*** Opening of Records provided ***

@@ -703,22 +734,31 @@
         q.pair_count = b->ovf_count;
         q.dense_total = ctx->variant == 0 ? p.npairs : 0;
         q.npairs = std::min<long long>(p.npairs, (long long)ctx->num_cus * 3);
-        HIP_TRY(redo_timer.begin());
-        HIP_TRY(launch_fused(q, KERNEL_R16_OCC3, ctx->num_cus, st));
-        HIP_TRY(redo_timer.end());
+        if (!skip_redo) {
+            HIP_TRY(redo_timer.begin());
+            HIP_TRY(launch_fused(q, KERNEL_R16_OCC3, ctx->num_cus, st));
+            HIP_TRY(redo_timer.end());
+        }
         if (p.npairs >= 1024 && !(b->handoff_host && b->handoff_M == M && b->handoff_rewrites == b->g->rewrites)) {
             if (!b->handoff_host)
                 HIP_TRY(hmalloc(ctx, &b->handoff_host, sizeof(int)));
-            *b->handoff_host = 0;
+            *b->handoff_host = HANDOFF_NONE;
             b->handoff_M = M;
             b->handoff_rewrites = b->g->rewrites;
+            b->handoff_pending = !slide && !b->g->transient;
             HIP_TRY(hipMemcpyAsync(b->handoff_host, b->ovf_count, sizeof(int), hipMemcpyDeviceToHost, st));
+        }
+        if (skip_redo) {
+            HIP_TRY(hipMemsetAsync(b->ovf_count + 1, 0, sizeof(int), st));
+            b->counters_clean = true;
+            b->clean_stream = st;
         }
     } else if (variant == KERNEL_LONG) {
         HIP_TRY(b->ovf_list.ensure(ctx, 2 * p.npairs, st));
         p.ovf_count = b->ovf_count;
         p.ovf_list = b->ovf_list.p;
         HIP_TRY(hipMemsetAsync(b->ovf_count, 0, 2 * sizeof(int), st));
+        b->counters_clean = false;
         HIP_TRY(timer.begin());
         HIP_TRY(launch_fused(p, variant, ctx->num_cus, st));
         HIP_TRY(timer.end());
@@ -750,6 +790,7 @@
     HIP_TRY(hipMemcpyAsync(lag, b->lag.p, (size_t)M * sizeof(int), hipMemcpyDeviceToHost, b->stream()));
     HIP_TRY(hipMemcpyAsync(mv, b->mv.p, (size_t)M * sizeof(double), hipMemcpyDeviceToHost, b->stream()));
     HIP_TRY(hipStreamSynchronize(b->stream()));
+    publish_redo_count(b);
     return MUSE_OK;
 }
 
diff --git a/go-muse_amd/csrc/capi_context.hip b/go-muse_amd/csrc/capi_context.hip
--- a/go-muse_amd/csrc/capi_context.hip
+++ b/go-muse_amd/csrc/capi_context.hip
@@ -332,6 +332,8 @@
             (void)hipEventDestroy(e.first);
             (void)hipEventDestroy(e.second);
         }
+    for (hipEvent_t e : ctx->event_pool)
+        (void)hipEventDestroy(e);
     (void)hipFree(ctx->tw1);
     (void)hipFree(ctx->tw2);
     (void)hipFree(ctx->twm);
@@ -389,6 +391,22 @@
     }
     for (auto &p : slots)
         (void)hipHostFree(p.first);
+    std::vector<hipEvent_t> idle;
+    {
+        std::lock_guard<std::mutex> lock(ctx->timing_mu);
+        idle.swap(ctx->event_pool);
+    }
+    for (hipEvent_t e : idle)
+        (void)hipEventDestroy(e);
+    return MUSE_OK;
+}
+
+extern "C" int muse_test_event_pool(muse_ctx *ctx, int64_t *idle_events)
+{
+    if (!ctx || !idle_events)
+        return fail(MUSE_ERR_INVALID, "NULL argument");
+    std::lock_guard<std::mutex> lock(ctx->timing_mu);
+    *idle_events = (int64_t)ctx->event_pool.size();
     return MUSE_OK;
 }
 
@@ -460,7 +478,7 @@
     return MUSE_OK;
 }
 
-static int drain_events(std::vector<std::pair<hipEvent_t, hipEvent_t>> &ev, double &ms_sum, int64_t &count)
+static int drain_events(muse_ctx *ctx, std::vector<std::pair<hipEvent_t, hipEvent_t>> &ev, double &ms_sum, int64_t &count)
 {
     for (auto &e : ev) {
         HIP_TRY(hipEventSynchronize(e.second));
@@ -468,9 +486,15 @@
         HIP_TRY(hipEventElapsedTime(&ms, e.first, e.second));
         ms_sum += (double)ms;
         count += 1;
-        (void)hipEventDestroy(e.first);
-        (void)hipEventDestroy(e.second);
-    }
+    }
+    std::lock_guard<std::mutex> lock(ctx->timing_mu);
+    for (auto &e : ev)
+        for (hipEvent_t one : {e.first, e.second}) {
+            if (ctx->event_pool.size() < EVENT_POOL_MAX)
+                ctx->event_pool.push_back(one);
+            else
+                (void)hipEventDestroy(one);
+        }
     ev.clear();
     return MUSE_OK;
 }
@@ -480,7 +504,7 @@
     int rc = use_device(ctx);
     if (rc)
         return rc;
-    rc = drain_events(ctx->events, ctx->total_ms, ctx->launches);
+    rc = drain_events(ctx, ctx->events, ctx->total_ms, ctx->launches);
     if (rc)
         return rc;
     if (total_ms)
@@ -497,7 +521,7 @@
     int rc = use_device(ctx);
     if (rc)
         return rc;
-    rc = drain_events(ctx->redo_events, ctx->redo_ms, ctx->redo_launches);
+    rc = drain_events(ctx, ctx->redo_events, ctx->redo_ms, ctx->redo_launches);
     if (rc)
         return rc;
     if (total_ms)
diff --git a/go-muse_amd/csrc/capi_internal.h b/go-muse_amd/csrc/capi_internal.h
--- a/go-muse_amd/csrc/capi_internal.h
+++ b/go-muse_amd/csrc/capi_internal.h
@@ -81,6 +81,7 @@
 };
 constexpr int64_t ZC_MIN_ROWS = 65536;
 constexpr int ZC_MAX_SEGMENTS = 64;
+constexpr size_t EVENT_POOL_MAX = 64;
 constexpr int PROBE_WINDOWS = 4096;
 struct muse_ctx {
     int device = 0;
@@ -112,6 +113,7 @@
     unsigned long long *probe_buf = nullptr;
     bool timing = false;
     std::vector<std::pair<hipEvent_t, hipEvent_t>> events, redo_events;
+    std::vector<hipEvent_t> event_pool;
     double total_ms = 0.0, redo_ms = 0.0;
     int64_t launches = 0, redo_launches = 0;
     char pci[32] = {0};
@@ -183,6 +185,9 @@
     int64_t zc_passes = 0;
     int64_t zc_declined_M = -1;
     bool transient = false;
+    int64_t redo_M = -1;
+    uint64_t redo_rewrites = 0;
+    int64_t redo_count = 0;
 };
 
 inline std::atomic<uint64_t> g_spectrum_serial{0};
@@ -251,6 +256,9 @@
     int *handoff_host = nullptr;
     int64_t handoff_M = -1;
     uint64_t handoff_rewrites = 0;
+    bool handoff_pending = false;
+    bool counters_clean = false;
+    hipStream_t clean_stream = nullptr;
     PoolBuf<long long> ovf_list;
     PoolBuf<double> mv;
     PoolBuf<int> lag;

*** Close of Records provided ***
*** Opening of Records provided ***

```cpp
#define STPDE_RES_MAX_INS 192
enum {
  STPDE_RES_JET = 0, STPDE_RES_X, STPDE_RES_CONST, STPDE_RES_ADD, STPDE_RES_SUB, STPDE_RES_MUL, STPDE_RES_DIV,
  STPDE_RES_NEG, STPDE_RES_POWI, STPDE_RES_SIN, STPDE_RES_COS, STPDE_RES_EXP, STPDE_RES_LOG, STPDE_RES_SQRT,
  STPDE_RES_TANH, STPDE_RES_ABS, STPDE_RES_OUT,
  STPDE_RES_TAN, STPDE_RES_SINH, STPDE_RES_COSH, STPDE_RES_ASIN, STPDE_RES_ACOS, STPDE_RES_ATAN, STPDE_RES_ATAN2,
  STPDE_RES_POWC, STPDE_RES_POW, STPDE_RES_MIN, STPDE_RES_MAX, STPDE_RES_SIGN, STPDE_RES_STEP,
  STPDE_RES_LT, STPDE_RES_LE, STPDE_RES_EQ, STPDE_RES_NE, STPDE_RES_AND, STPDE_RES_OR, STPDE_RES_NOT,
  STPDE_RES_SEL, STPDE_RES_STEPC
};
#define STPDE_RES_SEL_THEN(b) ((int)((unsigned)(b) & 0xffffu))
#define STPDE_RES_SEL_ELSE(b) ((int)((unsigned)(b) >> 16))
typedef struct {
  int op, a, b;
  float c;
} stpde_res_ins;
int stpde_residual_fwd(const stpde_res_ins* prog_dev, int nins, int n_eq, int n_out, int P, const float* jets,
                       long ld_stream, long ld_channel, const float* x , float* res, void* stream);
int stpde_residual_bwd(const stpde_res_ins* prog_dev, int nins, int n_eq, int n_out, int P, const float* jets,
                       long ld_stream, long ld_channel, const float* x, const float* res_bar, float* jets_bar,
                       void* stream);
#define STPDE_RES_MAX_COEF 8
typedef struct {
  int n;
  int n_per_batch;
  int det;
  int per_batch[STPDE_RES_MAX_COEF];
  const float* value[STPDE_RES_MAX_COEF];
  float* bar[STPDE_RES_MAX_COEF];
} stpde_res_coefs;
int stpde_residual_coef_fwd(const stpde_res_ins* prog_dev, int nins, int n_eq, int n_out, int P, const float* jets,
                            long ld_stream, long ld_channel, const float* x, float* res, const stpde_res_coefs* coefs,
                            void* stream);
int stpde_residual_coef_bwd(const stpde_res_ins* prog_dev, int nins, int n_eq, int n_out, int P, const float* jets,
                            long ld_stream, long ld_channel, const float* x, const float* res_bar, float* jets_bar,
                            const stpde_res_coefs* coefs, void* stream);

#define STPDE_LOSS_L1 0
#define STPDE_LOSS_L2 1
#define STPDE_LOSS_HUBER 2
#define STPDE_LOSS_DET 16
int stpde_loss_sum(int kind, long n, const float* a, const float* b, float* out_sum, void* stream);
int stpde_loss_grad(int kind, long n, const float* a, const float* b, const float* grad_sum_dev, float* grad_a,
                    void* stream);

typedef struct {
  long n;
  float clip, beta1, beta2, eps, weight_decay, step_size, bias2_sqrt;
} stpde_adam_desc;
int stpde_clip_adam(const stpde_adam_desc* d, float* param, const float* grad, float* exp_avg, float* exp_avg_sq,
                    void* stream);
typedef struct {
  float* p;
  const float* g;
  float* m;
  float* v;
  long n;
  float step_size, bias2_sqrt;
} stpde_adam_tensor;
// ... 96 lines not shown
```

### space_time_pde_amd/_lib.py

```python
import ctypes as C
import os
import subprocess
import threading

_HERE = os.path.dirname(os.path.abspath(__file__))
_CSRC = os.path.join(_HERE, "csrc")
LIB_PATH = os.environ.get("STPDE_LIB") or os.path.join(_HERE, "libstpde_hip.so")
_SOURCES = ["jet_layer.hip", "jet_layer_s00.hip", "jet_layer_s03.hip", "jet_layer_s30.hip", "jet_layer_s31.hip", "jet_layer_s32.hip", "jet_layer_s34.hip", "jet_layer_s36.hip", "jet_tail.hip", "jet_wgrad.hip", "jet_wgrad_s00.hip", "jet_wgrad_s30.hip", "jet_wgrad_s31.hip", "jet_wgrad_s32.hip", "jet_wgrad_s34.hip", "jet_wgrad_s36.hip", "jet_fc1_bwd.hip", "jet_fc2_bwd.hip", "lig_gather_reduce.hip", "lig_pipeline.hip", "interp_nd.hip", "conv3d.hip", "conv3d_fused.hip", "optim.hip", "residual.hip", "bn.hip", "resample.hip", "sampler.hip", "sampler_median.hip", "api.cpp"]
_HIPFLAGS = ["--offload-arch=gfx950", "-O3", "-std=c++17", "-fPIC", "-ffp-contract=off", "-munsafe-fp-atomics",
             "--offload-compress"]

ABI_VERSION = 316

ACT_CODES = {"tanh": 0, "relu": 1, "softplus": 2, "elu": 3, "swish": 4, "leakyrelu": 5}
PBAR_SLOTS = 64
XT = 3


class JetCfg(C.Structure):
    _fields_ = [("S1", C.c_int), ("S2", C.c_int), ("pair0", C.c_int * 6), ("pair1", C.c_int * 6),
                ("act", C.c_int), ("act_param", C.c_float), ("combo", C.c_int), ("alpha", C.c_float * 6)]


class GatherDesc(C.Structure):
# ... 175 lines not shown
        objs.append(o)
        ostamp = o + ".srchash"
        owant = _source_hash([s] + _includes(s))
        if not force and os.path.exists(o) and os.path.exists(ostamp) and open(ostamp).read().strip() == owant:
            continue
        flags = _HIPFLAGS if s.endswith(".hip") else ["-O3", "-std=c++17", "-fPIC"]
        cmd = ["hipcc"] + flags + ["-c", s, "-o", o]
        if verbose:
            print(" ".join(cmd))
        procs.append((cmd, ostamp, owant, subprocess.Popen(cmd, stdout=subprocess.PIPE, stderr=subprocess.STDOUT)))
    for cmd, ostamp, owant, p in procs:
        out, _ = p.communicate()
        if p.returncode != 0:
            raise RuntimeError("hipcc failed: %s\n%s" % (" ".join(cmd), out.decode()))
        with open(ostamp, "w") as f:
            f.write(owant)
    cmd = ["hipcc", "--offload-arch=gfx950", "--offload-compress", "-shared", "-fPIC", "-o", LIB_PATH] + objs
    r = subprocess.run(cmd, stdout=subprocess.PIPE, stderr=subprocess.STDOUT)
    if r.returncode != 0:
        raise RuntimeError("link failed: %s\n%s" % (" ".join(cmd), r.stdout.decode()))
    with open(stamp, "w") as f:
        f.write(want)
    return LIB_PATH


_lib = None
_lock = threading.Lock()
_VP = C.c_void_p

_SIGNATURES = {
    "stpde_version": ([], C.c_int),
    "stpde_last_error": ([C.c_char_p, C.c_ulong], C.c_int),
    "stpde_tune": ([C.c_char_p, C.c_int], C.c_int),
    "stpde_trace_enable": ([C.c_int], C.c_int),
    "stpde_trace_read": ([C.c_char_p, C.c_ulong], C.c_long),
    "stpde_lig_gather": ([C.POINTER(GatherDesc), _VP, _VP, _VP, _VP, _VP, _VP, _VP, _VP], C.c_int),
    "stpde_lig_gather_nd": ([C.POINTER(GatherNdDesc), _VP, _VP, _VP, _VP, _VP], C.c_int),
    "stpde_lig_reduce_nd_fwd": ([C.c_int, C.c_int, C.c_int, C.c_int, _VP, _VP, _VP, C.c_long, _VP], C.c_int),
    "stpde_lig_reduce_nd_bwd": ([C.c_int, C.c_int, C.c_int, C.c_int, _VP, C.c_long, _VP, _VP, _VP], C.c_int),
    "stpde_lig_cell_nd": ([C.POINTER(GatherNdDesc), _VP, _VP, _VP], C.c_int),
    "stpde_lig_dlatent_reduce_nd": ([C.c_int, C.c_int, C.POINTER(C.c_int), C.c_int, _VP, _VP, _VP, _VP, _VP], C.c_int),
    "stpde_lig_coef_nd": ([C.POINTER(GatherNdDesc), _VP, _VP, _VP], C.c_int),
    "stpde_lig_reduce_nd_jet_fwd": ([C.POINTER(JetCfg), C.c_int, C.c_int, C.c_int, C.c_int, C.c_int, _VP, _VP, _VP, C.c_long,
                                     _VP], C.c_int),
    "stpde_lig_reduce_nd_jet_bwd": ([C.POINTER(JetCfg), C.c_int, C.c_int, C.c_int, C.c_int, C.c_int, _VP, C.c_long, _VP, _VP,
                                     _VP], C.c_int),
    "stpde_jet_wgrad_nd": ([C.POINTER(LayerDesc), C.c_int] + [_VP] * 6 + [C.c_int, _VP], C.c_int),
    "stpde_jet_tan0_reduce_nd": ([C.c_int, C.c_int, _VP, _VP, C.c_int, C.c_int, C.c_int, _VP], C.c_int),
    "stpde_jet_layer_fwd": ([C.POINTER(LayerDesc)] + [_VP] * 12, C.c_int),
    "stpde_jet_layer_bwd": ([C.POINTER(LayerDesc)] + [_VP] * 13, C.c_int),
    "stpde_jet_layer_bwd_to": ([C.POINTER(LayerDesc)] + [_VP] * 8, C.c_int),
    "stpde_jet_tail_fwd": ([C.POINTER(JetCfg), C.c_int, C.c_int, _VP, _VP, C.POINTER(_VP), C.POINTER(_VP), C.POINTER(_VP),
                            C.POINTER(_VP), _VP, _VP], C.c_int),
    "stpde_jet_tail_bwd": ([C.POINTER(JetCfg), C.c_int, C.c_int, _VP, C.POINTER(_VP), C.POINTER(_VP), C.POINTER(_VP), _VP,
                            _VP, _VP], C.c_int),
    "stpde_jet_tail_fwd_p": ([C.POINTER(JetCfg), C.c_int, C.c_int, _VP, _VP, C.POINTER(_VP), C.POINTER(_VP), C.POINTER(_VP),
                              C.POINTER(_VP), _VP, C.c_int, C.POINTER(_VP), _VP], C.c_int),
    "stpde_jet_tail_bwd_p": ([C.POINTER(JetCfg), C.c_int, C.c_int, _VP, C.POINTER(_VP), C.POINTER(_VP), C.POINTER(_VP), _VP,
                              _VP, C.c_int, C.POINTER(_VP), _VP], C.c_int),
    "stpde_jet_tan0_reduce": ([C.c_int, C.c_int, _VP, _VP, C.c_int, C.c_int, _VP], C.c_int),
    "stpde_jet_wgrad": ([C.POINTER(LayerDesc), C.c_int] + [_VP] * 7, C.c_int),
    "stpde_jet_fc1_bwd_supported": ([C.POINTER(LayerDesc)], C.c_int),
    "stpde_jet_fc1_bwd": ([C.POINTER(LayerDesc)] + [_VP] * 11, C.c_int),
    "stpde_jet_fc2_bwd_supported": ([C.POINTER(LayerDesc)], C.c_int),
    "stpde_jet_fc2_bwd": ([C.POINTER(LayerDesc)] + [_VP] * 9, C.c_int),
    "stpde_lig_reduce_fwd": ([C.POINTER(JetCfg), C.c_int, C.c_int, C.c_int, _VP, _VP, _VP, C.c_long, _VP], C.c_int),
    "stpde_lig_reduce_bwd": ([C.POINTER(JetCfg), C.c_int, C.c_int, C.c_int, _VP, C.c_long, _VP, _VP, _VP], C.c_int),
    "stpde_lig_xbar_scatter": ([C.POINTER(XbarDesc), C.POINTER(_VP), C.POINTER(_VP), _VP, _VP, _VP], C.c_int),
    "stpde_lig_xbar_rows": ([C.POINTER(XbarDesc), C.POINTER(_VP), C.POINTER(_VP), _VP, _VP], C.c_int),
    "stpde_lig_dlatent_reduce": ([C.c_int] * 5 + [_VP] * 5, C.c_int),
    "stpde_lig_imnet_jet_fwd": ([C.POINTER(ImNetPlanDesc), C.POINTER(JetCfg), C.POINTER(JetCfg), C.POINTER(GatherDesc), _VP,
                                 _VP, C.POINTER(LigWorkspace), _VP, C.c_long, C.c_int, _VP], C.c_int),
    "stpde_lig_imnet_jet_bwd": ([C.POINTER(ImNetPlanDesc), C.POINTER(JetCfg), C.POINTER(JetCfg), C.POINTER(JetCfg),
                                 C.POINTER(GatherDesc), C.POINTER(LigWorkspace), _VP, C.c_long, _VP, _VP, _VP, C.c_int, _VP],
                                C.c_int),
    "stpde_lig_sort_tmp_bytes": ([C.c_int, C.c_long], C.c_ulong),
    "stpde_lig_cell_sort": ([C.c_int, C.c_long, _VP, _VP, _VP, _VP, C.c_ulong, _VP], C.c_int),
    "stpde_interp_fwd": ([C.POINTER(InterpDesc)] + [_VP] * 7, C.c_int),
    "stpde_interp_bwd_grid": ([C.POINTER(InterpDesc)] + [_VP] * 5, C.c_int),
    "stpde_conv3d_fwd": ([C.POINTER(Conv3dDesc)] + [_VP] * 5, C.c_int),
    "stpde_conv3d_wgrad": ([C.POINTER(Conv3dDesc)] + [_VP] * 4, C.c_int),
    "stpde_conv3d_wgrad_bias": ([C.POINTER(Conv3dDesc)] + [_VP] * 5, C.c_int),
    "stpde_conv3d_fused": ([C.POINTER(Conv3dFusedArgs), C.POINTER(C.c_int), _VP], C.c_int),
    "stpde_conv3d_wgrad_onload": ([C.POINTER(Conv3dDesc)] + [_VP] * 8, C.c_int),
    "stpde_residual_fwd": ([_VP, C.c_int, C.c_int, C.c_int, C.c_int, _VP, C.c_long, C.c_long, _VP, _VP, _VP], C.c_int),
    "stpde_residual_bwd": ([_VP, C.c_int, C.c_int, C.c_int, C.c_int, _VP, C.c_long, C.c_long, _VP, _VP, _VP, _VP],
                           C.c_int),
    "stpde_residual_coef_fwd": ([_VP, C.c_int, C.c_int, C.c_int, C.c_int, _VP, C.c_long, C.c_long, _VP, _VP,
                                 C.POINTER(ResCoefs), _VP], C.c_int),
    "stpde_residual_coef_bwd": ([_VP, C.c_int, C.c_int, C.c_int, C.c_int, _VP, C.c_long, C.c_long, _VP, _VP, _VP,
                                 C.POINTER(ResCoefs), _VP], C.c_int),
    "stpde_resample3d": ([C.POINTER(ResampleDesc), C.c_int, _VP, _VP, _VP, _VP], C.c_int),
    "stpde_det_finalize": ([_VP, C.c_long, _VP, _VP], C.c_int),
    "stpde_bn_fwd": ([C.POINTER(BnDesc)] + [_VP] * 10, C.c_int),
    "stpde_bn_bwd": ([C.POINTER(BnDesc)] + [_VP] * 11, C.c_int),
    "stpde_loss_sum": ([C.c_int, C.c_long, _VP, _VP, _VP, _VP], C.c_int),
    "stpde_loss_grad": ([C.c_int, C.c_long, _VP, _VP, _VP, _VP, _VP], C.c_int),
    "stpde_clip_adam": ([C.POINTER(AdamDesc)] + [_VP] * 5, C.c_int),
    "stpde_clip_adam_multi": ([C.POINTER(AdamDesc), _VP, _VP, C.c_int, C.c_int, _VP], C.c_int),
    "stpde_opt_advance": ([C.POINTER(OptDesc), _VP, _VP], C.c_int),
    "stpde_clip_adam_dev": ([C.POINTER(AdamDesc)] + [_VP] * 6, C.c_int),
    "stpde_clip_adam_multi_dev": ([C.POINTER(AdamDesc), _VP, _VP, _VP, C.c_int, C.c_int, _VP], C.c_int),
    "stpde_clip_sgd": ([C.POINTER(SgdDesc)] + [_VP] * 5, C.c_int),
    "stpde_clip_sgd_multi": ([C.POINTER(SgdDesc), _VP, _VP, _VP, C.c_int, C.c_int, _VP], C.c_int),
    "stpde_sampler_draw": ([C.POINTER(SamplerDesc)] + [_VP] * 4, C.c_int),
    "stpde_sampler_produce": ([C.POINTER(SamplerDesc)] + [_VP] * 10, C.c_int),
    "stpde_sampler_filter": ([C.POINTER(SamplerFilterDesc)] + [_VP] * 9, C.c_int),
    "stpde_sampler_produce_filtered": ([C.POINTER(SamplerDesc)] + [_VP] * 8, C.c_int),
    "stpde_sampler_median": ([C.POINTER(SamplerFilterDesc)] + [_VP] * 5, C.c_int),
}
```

*** Close of Records provided ***

[Task]
If a line in the records holds the word "Structure", count it, then give only the total.

[Task result]
2